We also ran perf stat to check the cache misses using this new version, and it is indeed more cache efficient, reducing the cache misses by %21 concerning the old MemoryCell implementation with Lambdaworks and 9% less cache misses than the one with Bigints.

$ perf stat -e cache-misses ./binaries/re_execute_fixed_felt sepolia-testnet_0.11.0_47191.sqlite 47000 47191

 Performance counter stats for './binaries/re_execute_fixed_felt sepolia-testnet_0.11.0_47191.sqlite 47000 47191':

        1906296012      cache-misses

       5.278474869 seconds time elapsed

     148.647511000 seconds user
       4.168127000 seconds sys

ARM Architecture Considerations

While we have seen a performance regression related to cache misses in multi-threaded environments for x86_64 architectures, it's important to note that this issue is not prevalent in systems utilizing ARM CPUs.
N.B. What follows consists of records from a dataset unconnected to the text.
diff --git a/fabstir-vectordb_amd/host/hnsw_index.cpp b/fabstir-vectordb_amd/host/hnsw_index.cpp
--- a/fabstir-vectordb_amd/host/hnsw_index.cpp
+++ b/fabstir-vectordb_amd/host/hnsw_index.cpp
@@ -123,14 +123,14 @@
   return true;
 }
 
-HNSWIndex::HNSWIndex(fvdb_ctx* ctx, const HNSWConfig& cfg) : ctx_(ctx), cfg_(cfg), rng_(cfg.seed) {}
+HNSWIndex::HNSWIndex(fvdb_ctx* ctx, const HNSWConfig& cfg) : streams_(ctx), ctx_(ctx), cfg_(cfg), rng_(cfg.seed) {}
 
 HNSWIndex::~HNSWIndex() {
   view_.reset();
   if (graph_) fvdb_graph_destroy(graph_);
   for (uint32_t i = 0; i < kSlots; ++i) {
     slots_[i].buf.release();
-    if (i > 0 && slots_[i].ctx) fvdb_ctx_destroy(slots_[i].ctx);
+    if (slots_[i].done) fvdb_event_destroy(slots_[i].done);
   }
   d_q_.release();
   for (Walk* w : {&search_walk_, &insert_walk_})
@@ -424,13 +424,14 @@
   int rc = sync_graph();
   if (rc) return rc;
   DevSlot& sl = slots_[slot];
-  rc = slot_ctx(ctx_, slot == 0, &sl.ctx);
-  if (rc) return rc;
+  rc = streams_.of_slot(slot, &sl.ctx);
+  if (rc) return rc;
+  if (!sl.done && (rc = fvdb_event_create(ctx_, &sl.done))) return rc;
   const uint64_t bytes = WalkBlock(nullptr, B, k).bytes;
-  rc = sl.buf.reserve(sl.ctx, bytes, true);
+  rc = sl.buf.reserve(ctx_, bytes, true);
   if (rc) return rc;
   const WalkBlock d(sl.buf.dev, B, k);
-  fvdb_ctx* on = slot == 0 ? nullptr : sl.ctx;
+  fvdb_ctx* on = sl.ctx == ctx_ ? nullptr : sl.ctx;
   if (!view)
     rc = fvdb_graph_search_dev_slot(graph_, on, slot, q_dev, B, k, ef, d.nodes, d.dist, d.counts, d.status);
   else if (scans(*view, k))
@@ -439,13 +440,14 @@
     rc = fvdb_graph_search_dev_slot_masked(graph_, on, slot, view->mask.get(), q_dev, B, k, ef, d.nodes, d.dist, d.counts,
                                            d.status);
   if (!rc) rc = fvdb_dev_download_async(sl.ctx, sl.buf.host, sl.buf.dev, (size_t)bytes);
+  if (!rc) rc = fvdb_event_record(sl.ctx, sl.done);
   return rc;
 }
 
 int HNSWIndex::device_collect(uint32_t B, uint32_t k, uint64_t* ids, float* dist, uint32_t* counts,
                               std::vector<uint32_t>& failed, uint32_t slot, bool scanned) {
   DevSlot& sl = slots_[slot];
-  int rc = fvdb_ctx_synchronize(sl.ctx);
+  int rc = fvdb_event_wait(sl.ctx, sl.done);
   if (rc) return rc;
   const WalkBlock h(sl.buf.host, B, k);
   std::memcpy(dist, h.dist, (size_t)B * k * 4);
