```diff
@@ -957,12 +971,15 @@
   if (const char* m = wct_debug_env("WCT_FUSE")) c->fuse = m[0] != '0';
   if (const char* m = wct_debug_env("WCT_SP")) c->sp = m[0] != '0';
   if (const char* m = wct_debug_env("WCT_L1FUSE")) c->l1fuse = m[0] != '0';
+  if (const char* m = wct_debug_env("WCT_DEAL")) c->deal = m[0] != '0';
   static std::atomic<int> next_xcd{0};
   c->main.xcd = next_xcd.fetch_add(2) & 7;
   c->side.xcd = (c->main.xcd + 1) & 7;
   bool ok = hipStreamCreateWithFlags(&c->side.stream, hipStreamNonBlocking) == hipSuccess;
   for (Lane* ln : {&c->main, &c->side})
-    ok = ok && hipMalloc(reinterpret_cast<void**>(&ln->coop), 64) == hipSuccess && hipMemset(ln->coop, 0, 64) == hipSuccess;
+    ok = ok && hipMalloc(reinterpret_cast<void**>(&ln->coop), 64) == hipSuccess && hipMemset(ln->coop, 0, 64) == hipSuccess &&
+         hipMalloc(reinterpret_cast<void**>(&ln->deal), DEAL_RING * DEAL_SLOT_WORDS * sizeof(unsigned)) == hipSuccess &&
+         hipMemset(ln->deal, 0, DEAL_RING * DEAL_SLOT_WORDS * sizeof(unsigned)) == hipSuccess;
   ok = ok && hipEventCreateWithFlags(&c->ev_fork, hipEventDisableTiming) == hipSuccess;
   ok = ok && hipEventCreateWithFlags(&c->ev_join, hipEventDisableTiming) == hipSuccess;
   ok = ok && hipEventCreateWithFlags(&c->ev_switch, hipEventDisableTiming) == hipSuccess;
@@ -992,6 +1009,8 @@
   for (Lane* ln : {&ctx->main, &ctx->side}) {
     if (ln->coop) (void)hipFree(ln->coop);
     ln->coop = nullptr;
+    if (ln->deal) (void)hipFree(ln->deal);
+    ln->deal = nullptr;
   }
   for (ResizeAxis& a : ctx->rsz_axes) (void)hipFree(a.bounds);
   ctx->rsz_axes.clear();
@@ -1089,6 +1108,12 @@
   else if (!strcmp(key, "interleave")) ctx->interleave = v;
   else if (!strcmp(key, "foldgemm")) ctx->foldgemm = v;
   else if (!strcmp(key, "prof_forms")) ctx->prof_forms = v;
+  else if (!strcmp(key, "deal")) ctx->deal = v;
+  else if (!strcmp(key, "deal_skew_us")) {
+    if (!getenv("WCT_DEBUG")) return fail(ctx, WCT_ERR_INVALID, "debug_set: 'deal_skew_us' delays workgroups on purpose (test aid); set WCT_DEBUG to allow it");
+    if (value < 0 || value > 1000) return fail(ctx, WCT_ERR_INVALID, "debug_set: 'deal_skew_us' takes 0..1000 microseconds");
+    ctx->deal_skew_us = (int)value;
+  }
   else if (!strcmp(key, "nscoop")) ctx->nscoop = (int)value;
   else if (!strcmp(key, "mom32")) ctx->mom32 = (int)value;
   else if (!strcmp(key, "in3wide")) ctx->in3wide = (int)value;
@@ -1121,7 +1146,7 @@
     ctx->side.stream = ns;
     return WCT_OK;
   }
-  else return fail(ctx, WCT_ERR_INVALID, "debug_set: unknown key '%s' (fuse, sp, l1fuse, u8fuse, upconv, fastfold, interleave, foldgemm, nscoop, in3wide, mom32, eig_skip, side_priority, poison, prof_forms)", key);
+  else return fail(ctx, WCT_ERR_INVALID, "debug_set: unknown key '%s' (fuse, sp, l1fuse, u8fuse, upconv, fastfold, interleave, foldgemm, nscoop, in3wide, mom32, eig_skip, side_priority, poison, prof_forms, deal, deal_skew_us)", key);
   HIPCHK(ctx, hipStreamSynchronize(ctx->side.stream));
   return WCT_OK;
 }
@@ -1140,6 +1165,21 @@
     *value = (double)n[0] + (double)n[1];
     return WCT_OK;
   }
+  if (!strcmp(key, "deal_stolen") || !strcmp(key, "deal_late_units")) {
+    const int which = !strcmp(key, "deal_stolen") ? 0 : 1;
+    HIPCHK(ctx, hipStreamSynchronize(ctx->side.stream));
+    HIPCHK(ctx, hipStreamSynchronize(ctx->main.stream));
+    double total = 0.0;
+    std::vector<unsigned> ring((size_t)DEAL_RING * DEAL_SLOT_WORDS);
+    for (Lane* ln : {&ctx->main, &ctx->side}) {
+      if (!ln->deal) continue;
+      HIPCHK(ctx, hipMemcpy(ring.data(), ln->deal, ring.size() * sizeof(unsigned), hipMemcpyDeviceToHost));
+      for (int i = 0; i < DEAL_RING; ++i) total += ring[(size_t)i * DEAL_SLOT_WORDS + (which ? DEAL_LATE : DEAL_STOLEN)];
+    }
+    *value = total - ctx->deal_seen[which];
+    ctx->deal_seen[which] = total;
+    return WCT_OK;
+  }
   if (!strcmp(key, "ws_allocs")) { *value = (double)ctx->ws_allocs; return WCT_OK; }
   if (!strcmp(key, "ws_bytes")) {
     size_t total = 0;
@@ -1147,7 +1187,7 @@
     *value = (double)total;
     return WCT_OK;
   }
-  return fail(ctx, WCT_ERR_INVALID, "debug_get: unknown key '%s' (nscoop_aborts, nscoop_solves, nscoop_off, ws_allocs, ws_bytes)", key);
+  return fail(ctx, WCT_ERR_INVALID, "debug_get: unknown key '%s' (nscoop_aborts, nscoop_solves, nscoop_off, ws_allocs, ws_bytes, deal_stolen, deal_late_units)", key);
 }
 
 int wct_load_module(wct_ctx* ctx, int kind, int level, int n_layers, const wct_layer* layers, const float* c0w,
diff --git a/collaborative-distillation_amd/csrc/wct_common.h b/collaborative-distillation_amd/csrc/wct_common.h
--- a/collaborative-distillation_amd/csrc/wct_common.h
+++ b/collaborative-distillation_amd/csrc/wct_common.h
@@ -65,7 +65,12 @@
   const void* wup16 = nullptr;
   float inv_scale_up = 1.f;
   unsigned* sat = nullptr;
+  unsigned* deal = nullptr;
+  int deal_skew_us = 0;
 };
+
+constexpr int DEAL_LINE = 16, DEAL_EXIT = 8 * DEAL_LINE, DEAL_STOLEN = DEAL_EXIT + 2, DEAL_LATE = DEAL_EXIT + 3, DEAL_SLOT_WORDS = 9 * DEAL_LINE,
+              DEAL_RING = 64;
 
 hipError_t launch_conv3x3(const ConvDesc& d, const float* in, float* out, int H, int W, hipStream_t s);
 
```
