bool load_prims(const char* path, std::vector<mfx_prim>& v) {
    FILE* f = std::fopen(path, "rb");
    if (!f) return false;
    std::fseek(f, 0, SEEK_END);
    const long bytes = std::ftell(f);
    std::fseek(f, 0, SEEK_SET);
    if (bytes <= 0 || bytes % (long)sizeof(mfx_prim) != 0) {
        std::fclose(f);
        return false;
    }
    v.resize((size_t)bytes / sizeof(mfx_prim));
    const size_t got = std::fread(v.data(), sizeof(mfx_prim), v.size(), f);
    std::fclose(f);
    return got == v.size();
}

struct RayF {
    float ix, iy, iz, oix, oiy, oiz;
};
RayF make_rayf(const double* o, const double* d) {
    float dx = (float)d[0], dy = (float)d[1], dz = (float)d[2];
    const float tiny = 1e-20f;
    if (std::fabs(dx) < tiny) dx = std::copysign(tiny, dx);
    if (std::fabs(dy) < tiny) dy = std::copysign(tiny, dy);
    if (std::fabs(dz) < tiny) dz = std::copysign(tiny, dz);
    RayF r;
    r.ix = 1.0f / dx; r.iy = 1.0f / dy; r.iz = 1.0f / dz;
    r.oix = (float)o[0] * r.ix; r.oiy = (float)o[1] * r.iy; r.oiz = (float)o[2] * r.iz;
    return r;
}
bool slab(const MfxNode& nd, int k, const RayF& r, float& n) {
    const float a0 = std::fmaf(nd.lox[k], r.ix, -r.oix), a1 = std::fmaf(nd.hix[k], r.ix, -r.oix);
    const float b0 = std::fmaf(nd.loy[k], r.iy, -r.oiy), b1 = std::fmaf(nd.hiy[k], r.iy, -r.oiy);
    const float c0 = std::fmaf(nd.loz[k], r.iz, -r.oiz), c1 = std::fmaf(nd.hiz[k], r.iz, -r.oiz);
    n = std::fmax(std::fmax(std::fmin(a0, a1), std::fmin(b0, b1)), std::fmax(std::fmin(c0, c1), 0.0f));
    const float f = std::fmin(std::fmin(std::fmax(a0, a1), std::fmax(b0, b1)), std::fmin(std::fmax(c0, c1), FLT_MAX));
    return n <= f;
}

struct Totals {
    long long rays = 0, leaves = 0, uncovered = 0, lb_above = 0, tiles = 0, root = 0, empty = 0, multi = 0;
};

int find_entry(const MfxCutEntry* row, int cap, int code) {
    for (int i = 0; i < cap && row[i].code != MFX_CUT_END; ++i)
        if (row[i].code == code) return i;
    return -1;
}

void check_ray(const std::vector<MfxNode>& nodes, const RayF& r, const MfxCutEntry* row, int cap, Totals& t) {
    struct Item {
        int node, cov;
    };
    std::vector<Item> stack{{0, find_entry(row, cap, 0)}};
    while (!stack.empty()) {
        const Item it = stack.back();
        stack.pop_back();
        const MfxNode& nd = nodes[it.node];
        for (int k = 0; k < 4; ++k) {
            if (nd.child[k] == MFX_CHILD_EMPTY) continue;
            float n = 0.f;
            if (!slab(nd, k, r, n)) continue;
            int cov = it.cov;
            if (cov < 0) {
                cov = find_entry(row, cap, nd.child[k]);
                if (cov >= 0 && !(row[cov].lb <= n)) ++t.lb_above;
            }
            if (nd.child[k] >= 0) {
                stack.push_back({nd.child[k], cov});
            } else {
                ++t.leaves;
                if (cov < 0) ++t.uncovered;
            }
        }
    }
}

Our benchmarks, conducted on a MacBook M3 Pro equipped with 18 GB of RAM and 11 cores, showcase a different performance profile.

benchs_mac_2 (1)

In the image, you can notice that:

  • In an SMT context, the ARM-based system displays superior scalability when using the lambdaworks-based MemoryCell struct instead of the BigInt implementation.
  • The MemoryCell modifications don't impact the execution performance on ARM systems.

This distinction in performance between ARM and more traditional x86_64 processors (such as those from Intel or AMD) can be attributed to architectural differences in cache management and bigger cache line sizes (128 bytes in the Apple Silicon processors). ARM processors are designed with a unique approach to cache utilization, wherein individual cores possess dedicated cache resources. This design choice prevents the scenario of cache contention where two cores compete for the same cache lines, a situation that can lead to increased cache misses.

Conclusion

So all is well and nice, but two questions remain: Why didn’t we see this before, and how do we ensure we see it in the future? How can we improve our engineering processes by considering what we learned?

Our benchmarks modeled a workload without the necessary concurrency to surface the issue.

To ensure a performance regression test, we need to write some code that will trigger it in the right circumstances, a minimal version of re_execute that will allow us to vary parameters to cover a broader area of the problem space (number of VMs running in parallel, number of threads, number of processors used, processor architecture, etc.).

Two lessons learned (or rather, reinforced) are:

  1. Don’t assume your code will only run under specific workloads. Try to model the real world as much as possible and measure to make sure.

  2. Don’t assume that a change to the code that shows a performance improvement measured “locally” will positively impact the overall performance of the entire program.

This experience highlights that achieving maximum performance in Rust often requires consideration of lower-level details beyond merely using enums. It underscores the importance of understanding and optimizing CPU cache behavior in performance-sensitive applications.

By rethinking our approach to data storage and access and getting a little creative with our structures, we’ve reduced cache misses and significantly improved the scaling of our VMs on multicore systems.